Worth Paying For: The Upgrade Pick When Free Is Not Enough
If you have hit the limits above and decided it is time to pay for a CRM, here is a suggestion that is different from the usual "just upgrade to HubSpot Starter" advice.
ClearCRM is a CRM built specifically for small service businesses that bundles three things most freelancers and small teams pay for separately: client management, project tracking, and invoicing. One subscription, no per-seat pricing, no enterprise bloat.
The logic is simple: if you are already going to start paying, you might as well get a tool that eliminates the need for a separate invoicing app and a separate project management app. For most service businesses, that consolidation alone saves $30-50/month compared to stacking individual tools.

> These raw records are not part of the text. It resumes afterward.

static int encode_impl(rvb_engine* e, const float* feats, int64_t first_chunk, const int32_t* lens, int B, int T0,
                       int beam, float blank_penalty) {
  const rvb_model_cfg& c = e->cfg;
  if (!e->finalized) { set_error("rvb_encode before rvb_finalize"); return E_STATE; }
  if (B <= 0 || B > c.max_chunks || T0 < 7 || T0 > c.chunk_frames) {
    set_error("rvb_encode: need 1 <= B <= max_chunks and 7 <= T0 <= chunk_frames"); return E_ARG;
  }
  if (beam < 1 || beam > 64 || beam > c.vocab) { set_error("rvb_encode: beam must be in [1,64]"); return E_ARG; }
  RVB_HIP_CHECK(hipSetDevice(e->device));
  RVB_TRY(wait_slices(e, -1));
  e->stream_st.active = false;
  const int d = c.d_model, F0 = c.input_dim, V = c.vocab;
  const int T1 = (T0 - 3) / 2 + 1, F1 = (F0 - 3) / 2 + 1, T2 = (T1 - 3) / 2 + 1, F2 = (F1 - 3) / 2 + 1;
  const int M = B * T2;
  const size_t es = dt_size(e->dtype);
  e->B = B; e->T0 = T0; e->T1 = T1; e->F1 = F1; e->T2 = T2; e->F2 = F2; e->beam = beam;
  e->dec_l.kv_ready = e->dec_r.kv_ready = false;
  e->last_blank_penalty = blank_penalty;
  e->in_lens.assign(lens, lens + B);
  e->enc_lens.resize(B);
  std::vector<int32_t> starts(B), qlens(B, T2);
  for (int b = 0; b < B; ++b) {
    if (lens[b] < 0 || lens[b] > T0) { set_error("rvb_encode: lens out of range"); return E_ARG; }
    e->enc_lens[b] = lens[b] > 6 ? (lens[b] - 7) / 4 + 1 : 0;
    starts[b] = b * T2;
  }
  e->nbest.clear(); e->trie_l.clear(); e->rescored.clear();
  RVB_TRY(upload_i32(e, e->d_enc_lens, e->enc_lens.data(), B));
  RVB_TRY(upload_i32(e, e->d_seq_start, starts.data(), B));
  RVB_TRY(upload_i32(e, e->d_seq_len, qlens.data(), B));

  const float* d_feats;
  if (feats) {
    RVB_TRY(upload_f32(e, e->d_feats_in, feats, (size_t)B * T0 * F0));
    d_feats = e->d_feats_in.as<float>();
  } else {
    if (!e->feats.p || (first_chunk + B) * (int64_t)T0 > e->feat_rows) {
      set_error("rvb_encode: device features missing or too short (call rvb_fbank first)"); return E_STATE;
    }
    d_feats = e->feats.as<float>() + (size_t)first_chunk * T0 * F0;
  }
  int SB = B >= 16 ? (B * 7 + 9) / 10 : B;
  if (B >= 64) SB = B - 32;
  if (const char* ov = lab_env("RVB_SLICE0")) { const int v = atoi(ov); if (v > 0 && v <= B) SB = v; }
  const int Ms = SB * T2;
  RVB_TRY(e->X1.ensure((size_t)SB * T1 * F1 * d * es));
  RVB_TRY(e->X2.ensure((size_t)SB * T2 * F2 * d * es));
  RVB_TRY(e->x.ensure((size_t)Ms * d * 4));
  RVB_TRY(e->xn.ensure((size_t)Ms * d * es));
  RVB_TRY(e->y.ensure((size_t)Ms * d * es));
  RVB_TRY(e->ao.ensure((size_t)Ms * d * es));
  RVB_TRY(e->dconv.ensure((size_t)Ms * d * 4));
  RVB_TRY(e->enc_out.ensure((size_t)M * d * es));
  RVB_TRY(e->h.ensure((size_t)Ms * std::max(c.ffn_dim, 3 * d) * es));
  const int Vld = (V + 3) & ~3;
  RVB_TRY(e->logits.ensure((size_t)LOGIT_SLAB * Vld * 4));
  RVB_TRY(e->topv.ensure((size_t)M * beam * 4));
  RVB_TRY(e->topi.ensure((size_t)M * beam * 4));
  if (e->h_top_cap < (size_t)M * beam) {
    if (e->h_topv) (void)hipHostFree(e->h_topv);
    if (e->h_topi) (void)hipHostFree(e->h_topi);
    e->h_topv = nullptr; e->h_topi = nullptr; e->h_top_cap = 0;
    RVB_HIP_CHECK(hipHostMalloc((void**)&e->h_topv, (size_t)M * beam * 4, hipHostMallocDefault));
    RVB_HIP_CHECK(hipHostMalloc((void**)&e->h_topi, (size_t)M * beam * 4, hipHostMallocDefault));
    e->h_top_cap = (size_t)M * beam;
  }
  e->slices.clear();
  if (e->fp8 && e->f8_state == 0) {
    RVB_TRY(e->d_amax.ensure((e->enc.size() + 1) * 8 * 4));
    RVB_HIP_CHECK(hipMemsetAsync(e->d_amax.p, 0, (e->enc.size() + 1) * 8 * 4, e->stream));
    RVB_TRY(reset_f8sat(e));
    e->f8_state = 1;
  }
  for (int c0 = 0; c0 < B; c0 += SB) {
    const int nb = std::min(SB, B - c0);
    const int m = nb * T2;
    const int row0 = c0 * T2;
    e->cur_lens = e->d_enc_lens.as<int>() + c0;
    const bool f8c2 = e->fp8 && e->f8_state == 2 && e->f8_conv2 && e->f8_x1 > 0.f && e->conv2.w8.p && d % 128 == 0;
    const bool calx = e->fp8 && e->f8_state == 1;
    {
      Scope sc(e, "subsample");
      RVB_TRY(subsample_conv1(e->stream, e->dtype, d_feats + (size_t)c0 * T0 * F0, e->cmvn_mean.as<float>(),
                              e->cmvn_istd.as<float>(), e->conv1_w.as<float>(), e->conv1_b.as<float>(), e->X1.p, nb, T0, F0, d,
                              f8c2 ? e->f8_x1 : 0.f, calx ? e->d_amax.as<unsigned>() + e->enc.size() * 8 : nullptr,
                              (f8c2 && e->d_f8sat.p) ? e->d_f8sat.as<unsigned>() + e->enc.size() * 8 + 1 : nullptr));
    }
    {
      GemmArgs g;
      memset(&g, 0, sizeof(g));
      g.A = e->X1.p; g.W = e->conv2.w.p; g.bias = e->conv2.b.as<float>(); g.C = e->X2.p;
      g.M = nb * T2 * F2; g.N = d; g.K = 9 * d; g.lda = d; g.ldw = 9 * d; g.ldc = d;
      g.alpha = 1.f; g.act = ACT_RELU; g.conv = 1; g.cT1 = T1; g.cF1 = F1; g.cT2 = T2; g.cF2 = F2; g.cC = d;
      if (f8c2) { g.W = e->conv2.w8.p; g.in_fp8 = 1; g.a_scale = e->f8_x1; g.w_scale = e->conv2.wscale.as<float>(); }
      Scope sc(e, f8c2 ? "gemm_fp8" : "gemm", 2.0 * g.M * (double)g.N * g.K, gemm_alg_bytes(e, g));
      RVB_TRY(gemm(e->stream, e->dtype, g));
    }
    RVB_TRY(run_gemm(e, e->X2.p, F2 * d, e->embed_out, e->x.p, d, m, true, std::sqrt((float)d)));
    void* eo = (char*)e->enc_out.p + (size_t)row0 * d * es;
    const bool f8 = e->fp8 && e->f8_state == 2;
    RVB_TRY(run_norm(e, e->x.as<float>(), e->enc[0].n_ffm, e->xn.p, false, m, d, NORM_LN, 0, nullptr, nullptr, nullptr,
                     (f8 && (e->f8_groups[0] & 1u)) ? e->f8[0].in_ffm1 : 0.f, 0.f, false, e->d_f8sat.as<unsigned>()));
    for (size_t li = 0; li < e->enc.size(); ++li) {
      const bool last = li + 1 == e->enc.size();
      RVB_TRY(encoder_layer(e, e->enc[li], (int)li, m, nb, T2, last ? e->enc_after : e->enc[li + 1].n_ffm, last ? eo : e->xn.p,
                            (f8 && !last && (e->f8_groups[li + 1] & 1u)) ? e->f8[li + 1].in_ffm1 : 0.f));
    }
    for (int r0 = 0; r0 < m; r0 += LOGIT_SLAB) {
      const int rows = std::min(LOGIT_SLAB, m - r0);
      RVB_TRY(run_gemm(e, (const char*)eo + (size_t)r0 * d * es, d, e->ctc, e->logits.p, Vld, rows, true));
      Scope sc(e, "ctc_topk");
      RVB_TRY(logsoftmax_topk(e->stream, e->logits.as<float>(), rows, V, Vld, beam, blank_penalty, c.blank_id,
                              e->topv.as<float>() + (size_t)(row0 + r0) * beam, e->topi.as<int>() + (size_t)(row0 + r0) * beam, nullptr));
    }
    RVB_HIP_CHECK(hipMemcpyAsync(e->h_topv + (size_t)row0 * beam, e->topv.as<float>() + (size_t)row0 * beam, (size_t)m * beam * 4, hipMemcpyDeviceToHost, e->stream));
    RVB_HIP_CHECK(hipMemcpyAsync(e->h_topi + (size_t)row0 * beam, e->topi.as<int>() + (size_t)row0 * beam, (size_t)m * beam * 4, hipMemcpyDeviceToHost, e->stream));
    hipEvent_t ev;
    if (!e->slice_event_pool.empty()) { ev = e->slice_event_pool.back(); e->slice_event_pool.pop_back(); }
    else RVB_HIP_CHECK(hipEventCreateWithFlags(&ev, hipEventDisableTiming));
    RVB_HIP_CHECK(hipEventRecord(ev, e->stream));
    e->slices.push_back({c0, nb, ev, false});
  }
  if (e->f8_state == 1) {
    std::vector<float> am((e->enc.size() + 1) * 8);
    RVB_HIP_CHECK(hipMemcpyAsync(am.data(), e->d_amax.p, am.size() * 4, hipMemcpyDeviceToHost, e->stream));
    RVB_HIP_CHECK(hipStreamSynchronize(e->stream));
    e->f8.resize(e->enc.size());
    auto sc = [](float a) { return a > 0.f ? std::exp2(std::ceil(std::log2(2.f * a / 448.f))) : 1.f; };
    for (size_t l = 0; l < e->enc.size(); ++l) {
      const float* a = am.data() + l * 8;
      e->f8[l] = {sc(a[0]), sc(a[1]), sc(a[2]), sc(a[3]), sc(a[4]), sc(a[5]), sc(a[6])};
    }
    e->f8_x1 = am[e->enc.size() * 8] > 0.f ? sc(am[e->enc.size() * 8]) : 0.f;
    if (e->f8_groups.size() != e->enc.size()) RVB_TRY(set_fp8_policy_impl(e, -1, 0, -1));
    e->f8_state = 2;
  }
  return OK;
}

static int wait_slices(rvb_engine* e, int i) {
  for (size_t k = 0; k < e->slices.size(); ++k) {
    if (i >= 0 && (int)k != i) continue;
    auto& sl = e->slices[k];
    if (sl.done) continue;
    RVB_HIP_CHECK(hipEventSynchronize(sl.ev));
    e->slice_event_pool.push_back(sl.ev);
    sl.done = true;
  }
  return OK;
}

static int stream_begin_impl(rvb_engine* e) {
  if (!e->finalized) { set_error("rvb_stream_begin before rvb_finalize"); return E_STATE; }
  RVB_HIP_CHECK(hipSetDevice(e->device));
  RVB_TRY(wait_slices(e, -1));
  const int d = e->cfg.d_model;
  const size_t es = dt_size(e->dtype);
  auto& st = e->stream_st;
  st.kv.resize(e->enc.size()); st.kv2.resize(e->enc.size());
  for (size_t l = 0; l < e->enc.size(); ++l) {
    RVB_TRY(st.kv[l].ensure((size_t)e->pe_rows * 2 * d * es));
    RVB_TRY(st.kv2[l].ensure((size_t)e->pe_rows * 2 * d * es));
  }
  RVB_TRY(e->enc_out.ensure((size_t)e->pe_rows * d * es));
  if (e->cfg.cnn_causal && e->cfg.cnn_kernel > 1) {
    st.cnn.resize(e->enc.size()); st.cnn2.resize(e->enc.size());
    for (size_t l = 0; l < e->enc.size(); ++l) {
      RVB_TRY(st.cnn[l].ensure((size_t)(e->cfg.cnn_kernel - 1) * 2 * d * es));
      RVB_TRY(st.cnn2[l].ensure((size_t)(e->cfg.cnn_kernel - 1) * 2 * d * es));
    }
  }
  st.active = true; st.offset = 0; st.cache_len = 0; st.cnn_rows = 0;
  e->B = 0; e->nbest.clear(); e->trie_l.clear(); e->rescored.clear(); e->slices.clear();
  e->dec_l.kv_ready = e->dec_r.kv_ready = false;
  return OK;
}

It is not the right choice if you just need a basic contact list — the free tools above handle that fine. But if your real pain is juggling clients, projects, and invoices across multiple apps, ClearCRM solves that problem cleanly.
Frequently Asked Questions
Are free CRMs actually free forever?
Most free CRM tiers are genuinely free with no time limit. HubSpot, Zoho, and Bitrix24 all offer permanent free plans. The catch is feature and usage limits — you can use them indefinitely, but you will eventually hit a wall where paying becomes necessary to grow. Folk's free tier is also permanent, but the 200-contact limit means most businesses outgrow it quickly.
What's the best free CRM for email tracking?
HubSpot Free CRM is the clear winner for email tracking. It includes email open and click tracking, email templates, and basic sequences — all on the free plan. Zoho and Bitrix24 offer some email features, but they are more limited or harder to set up.
Can I import my contacts from a spreadsheet?
Yes. Every CRM on this list supports CSV imports. HubSpot and Zoho have guided import wizards that map your spreadsheet columns to CRM fields automatically. Bitrix24 and Folk also support imports, though the mapping process is less polished. With Notion, you can paste a CSV directly into a database.
When should I upgrade to a paid CRM?
Upgrade when your free plan limits are actively slowing you down — not before. Common triggers: you need workflow automation, reporting beyond basic dashboards, more than the free user limit, or features like lead scoring and territory management. If you are still managing under 500 contacts with a small team, free is usually enough.